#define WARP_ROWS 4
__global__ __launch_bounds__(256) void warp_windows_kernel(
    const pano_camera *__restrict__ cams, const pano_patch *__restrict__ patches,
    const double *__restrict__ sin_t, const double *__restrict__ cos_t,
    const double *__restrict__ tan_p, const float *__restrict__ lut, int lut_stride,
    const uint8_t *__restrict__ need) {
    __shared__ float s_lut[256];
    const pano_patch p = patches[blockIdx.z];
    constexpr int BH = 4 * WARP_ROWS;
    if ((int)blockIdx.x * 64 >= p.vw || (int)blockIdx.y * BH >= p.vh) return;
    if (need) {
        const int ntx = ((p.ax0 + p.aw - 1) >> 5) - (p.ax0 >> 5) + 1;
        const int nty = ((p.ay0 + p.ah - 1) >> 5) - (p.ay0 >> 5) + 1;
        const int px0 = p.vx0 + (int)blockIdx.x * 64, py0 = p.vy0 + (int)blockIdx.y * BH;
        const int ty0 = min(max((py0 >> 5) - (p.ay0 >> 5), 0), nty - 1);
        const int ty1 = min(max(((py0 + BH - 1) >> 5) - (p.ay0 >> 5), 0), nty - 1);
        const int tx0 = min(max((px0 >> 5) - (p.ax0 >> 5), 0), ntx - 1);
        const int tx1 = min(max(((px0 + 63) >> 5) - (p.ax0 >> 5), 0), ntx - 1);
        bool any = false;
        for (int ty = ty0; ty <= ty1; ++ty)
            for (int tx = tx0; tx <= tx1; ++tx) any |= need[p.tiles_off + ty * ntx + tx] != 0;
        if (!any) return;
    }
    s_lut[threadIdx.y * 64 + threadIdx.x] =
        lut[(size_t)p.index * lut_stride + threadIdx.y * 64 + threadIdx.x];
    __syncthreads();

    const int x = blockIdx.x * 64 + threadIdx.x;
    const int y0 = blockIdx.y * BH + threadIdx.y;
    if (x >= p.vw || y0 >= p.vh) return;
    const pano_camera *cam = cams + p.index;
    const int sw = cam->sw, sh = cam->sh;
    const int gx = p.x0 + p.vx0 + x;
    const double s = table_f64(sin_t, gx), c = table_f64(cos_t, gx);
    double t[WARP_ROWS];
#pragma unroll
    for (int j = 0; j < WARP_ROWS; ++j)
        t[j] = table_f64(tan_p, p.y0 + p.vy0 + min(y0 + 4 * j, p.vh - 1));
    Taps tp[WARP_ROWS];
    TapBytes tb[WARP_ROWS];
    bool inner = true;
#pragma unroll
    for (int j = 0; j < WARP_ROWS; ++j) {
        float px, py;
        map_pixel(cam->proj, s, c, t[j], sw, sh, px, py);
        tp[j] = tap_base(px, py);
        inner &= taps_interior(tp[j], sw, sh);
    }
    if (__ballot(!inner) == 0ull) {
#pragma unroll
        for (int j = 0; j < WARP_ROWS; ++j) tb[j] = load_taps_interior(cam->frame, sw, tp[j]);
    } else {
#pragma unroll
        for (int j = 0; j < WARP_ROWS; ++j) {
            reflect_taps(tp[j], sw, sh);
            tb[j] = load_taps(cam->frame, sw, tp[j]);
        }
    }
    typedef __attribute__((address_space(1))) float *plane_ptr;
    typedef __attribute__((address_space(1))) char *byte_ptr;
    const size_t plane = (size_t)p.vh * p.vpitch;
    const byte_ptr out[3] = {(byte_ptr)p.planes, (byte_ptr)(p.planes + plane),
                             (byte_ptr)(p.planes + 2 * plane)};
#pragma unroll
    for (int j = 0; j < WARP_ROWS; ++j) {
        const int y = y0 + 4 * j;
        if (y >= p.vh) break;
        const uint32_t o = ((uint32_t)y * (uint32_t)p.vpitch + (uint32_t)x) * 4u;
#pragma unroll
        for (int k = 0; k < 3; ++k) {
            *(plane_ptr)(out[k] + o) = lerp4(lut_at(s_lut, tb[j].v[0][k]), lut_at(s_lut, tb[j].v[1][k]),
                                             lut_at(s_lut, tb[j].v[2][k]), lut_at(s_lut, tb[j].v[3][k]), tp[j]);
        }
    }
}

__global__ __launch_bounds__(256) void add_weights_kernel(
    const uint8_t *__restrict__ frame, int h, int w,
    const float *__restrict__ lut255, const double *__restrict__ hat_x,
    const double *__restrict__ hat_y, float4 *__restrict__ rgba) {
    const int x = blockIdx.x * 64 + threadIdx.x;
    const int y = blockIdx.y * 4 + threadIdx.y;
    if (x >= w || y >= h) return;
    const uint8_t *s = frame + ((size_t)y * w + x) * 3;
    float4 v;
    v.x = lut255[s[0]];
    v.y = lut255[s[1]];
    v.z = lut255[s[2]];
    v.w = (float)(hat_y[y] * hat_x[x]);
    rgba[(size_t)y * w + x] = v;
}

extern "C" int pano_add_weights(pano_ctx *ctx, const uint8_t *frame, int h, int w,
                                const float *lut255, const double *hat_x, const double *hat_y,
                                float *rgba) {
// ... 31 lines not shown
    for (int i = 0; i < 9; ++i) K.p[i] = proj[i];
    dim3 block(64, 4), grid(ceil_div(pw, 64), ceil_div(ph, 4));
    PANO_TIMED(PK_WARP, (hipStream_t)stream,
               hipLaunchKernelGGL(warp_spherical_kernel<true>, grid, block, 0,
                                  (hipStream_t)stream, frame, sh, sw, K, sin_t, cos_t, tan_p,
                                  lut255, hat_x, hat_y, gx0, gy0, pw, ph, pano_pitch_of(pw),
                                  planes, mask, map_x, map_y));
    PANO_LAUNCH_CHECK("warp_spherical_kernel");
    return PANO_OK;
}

Required work
Line by line, output the data precisely as shown above.

Task solution
#define WARP_ROWS 4
__global__ __launch_bounds__(256) void warp_windows_kernel(
    const pano_camera *__restrict__ cams, const pano_patch *__restrict__ patches,
    const double *__restrict__ sin_t, const double *__restrict__ cos_t,
    const double *__restrict__ tan_p, const float *__restrict__ lut, int lut_stride,
    const uint8_t *__restrict__ need) {
    __shared__ float s_lut[256];
    const pano_patch p = patches[blockIdx.z];
    constexpr int BH = 4 * WARP_ROWS;
    if ((int)blockIdx.x * 64 >= p.vw || (int)blockIdx.y * BH >= p.vh) return;
    if (need) {
        const int ntx = ((p.ax0 + p.aw - 1) >> 5) - (p.ax0 >> 5) + 1;
        const int nty = ((p.ay0 + p.ah - 1) >> 5) - (p.ay0 >> 5) + 1;
        const int px0 = p.vx0 + (int)blockIdx.x * 64, py0 = p.vy0 + (int)blockIdx.y * BH;
        const int ty0 = min(max((py0 >> 5) - (p.ay0 >> 5), 0), nty - 1);
        const int ty1 = min(max(((py0 + BH - 1) >> 5) - (p.ay0 >> 5), 0), nty - 1);
        const int tx0 = min(max((px0 >> 5) - (p.ax0 >> 5), 0), ntx - 1);
        const int tx1 = min(max(((px0 + 63) >> 5) - (p.ax0 >> 5), 0), ntx - 1);
        bool any = false;
        for (int ty = ty0; ty <= ty1; ++ty)
            for (int tx = tx0; tx <= tx1; ++tx) any |= need[p.tiles_off + ty * ntx + tx] != 0;
        if (!any) return;
    }
    s_lut[threadIdx.y * 64 + threadIdx.x] =
        lut[(size_t)p.index * lut_stride + threadIdx.y * 64 + threadIdx.x];
    __syncthreads();

    const int x = blockIdx.x * 64 + threadIdx.x;
    const int y0 = blockIdx.y * BH + threadIdx.y;
    if (x >= p.vw || y0 >= p.vh) return;
    const pano_camera *cam = cams + p.index;
    const int sw = cam->sw, sh = cam->sh;
    const int gx = p.x0 + p.vx0 + x;
    const double s = table_f64(sin_t, gx), c = table_f64(cos_t, gx);
    double t[WARP_ROWS];
#pragma unroll
    for (int j = 0; j < WARP_ROWS; ++j)
        t[j] = table_f64(tan_p, p.y0 + p.vy0 + min(y0 + 4 * j, p.vh - 1));
    Taps tp[WARP_ROWS];
    TapBytes tb[WARP_ROWS];
    bool inner = true;
#pragma unroll
    for (int j = 0; j < WARP_ROWS; ++j) {
        float px, py;
        map_pixel(cam->proj, s, c, t[j], sw, sh, px, py);
        tp[j] = tap_base(px, py);
        inner &= taps_interior(tp[j], sw, sh);
    }
    if (__ballot(!inner) == 0ull) {
#pragma unroll
        for (int j = 0; j < WARP_ROWS; ++j) tb[j] = load_taps_interior(cam->frame, sw, tp[j]);
    } else {
#pragma unroll
        for (int j = 0; j < WARP_ROWS; ++j) {
            reflect_taps(tp[j], sw, sh);
            tb[j] = load_taps(cam->frame, sw, tp[j]);
        }
    }
    typedef __attribute__((address_space(1))) float *plane_ptr;
    typedef __attribute__((address_space(1))) char *byte_ptr;
    const size_t plane = (size_t)p.vh * p.vpitch;
    const byte_ptr out[3] = {(byte_ptr)p.planes, (byte_ptr)(p.planes + plane),
                             (byte_ptr)(p.planes + 2 * plane)};
#pragma unroll
    for (int j = 0; j < WARP_ROWS; ++j) {
        const int y = y0 + 4 * j;
        if (y >= p.vh) break;
        const uint32_t o = ((uint32_t)y * (uint32_t)p.vpitch + (uint32_t)x) * 4u;
#pragma unroll
        for (int k = 0; k < 3; ++k) {
            *(plane_ptr)(out[k] + o) = lerp4(lut_at(s_lut, tb[j].v[0][k]), lut_at(s_lut, tb[j].v[1][k]),
                                             lut_at(s_lut, tb[j].v[2][k]), lut_at(s_lut, tb[j].v[3][k]), tp[j]);
        }
    }
}

__global__ __launch_bounds__(256) void add_weights_kernel(
    const uint8_t *__restrict__ frame, int h, int w,
    const float *__restrict__ lut255, const double *__restrict__ hat_x,
    const double *__restrict__ hat_y, float4 *__restrict__ rgba) {
    const int x = blockIdx.x * 64 + threadIdx.x;
    const int y = blockIdx.y * 4 + threadIdx.y;
    if (x >= w || y >= h) return;
    const uint8_t *s = frame + ((size_t)y * w + x) * 3;
    float4 v;
    v.x = lut255[s[0]];
    v.y = lut255[s[1]];
    v.z = lut255[s[2]];
    v.w = (float)(hat_y[y] * hat_x[x]);
    rgba[(size_t)y * w + x] = v;
}

extern "C" int pano_add_weights(pano_ctx *ctx, const uint8_t *frame, int h, int w,
                                const float *lut255, const double *hat_x, const double *hat_y,
                                float *rgba) {
// ... 31 lines not shown
    for (int i = 0; i < 9; ++i) K.p[i] = proj[i];
    dim3 block(64, 4), grid(ceil_div(pw, 64), ceil_div(ph, 4));
    PANO_TIMED(PK_WARP, (hipStream_t)stream,
               hipLaunchKernelGGL(warp_spherical_kernel<true>, grid, block, 0,
                                  (hipStream_t)stream, frame, sh, sw, K, sin_t, cos_t, tan_p,
                                  lut255, hat_x, hat_y, gx0, gy0, pw, ph, pano_pitch_of(pw),
                                  planes, mask, map_x, map_y));
    PANO_LAUNCH_CHECK("warp_spherical_kernel");
    return PANO_OK;
}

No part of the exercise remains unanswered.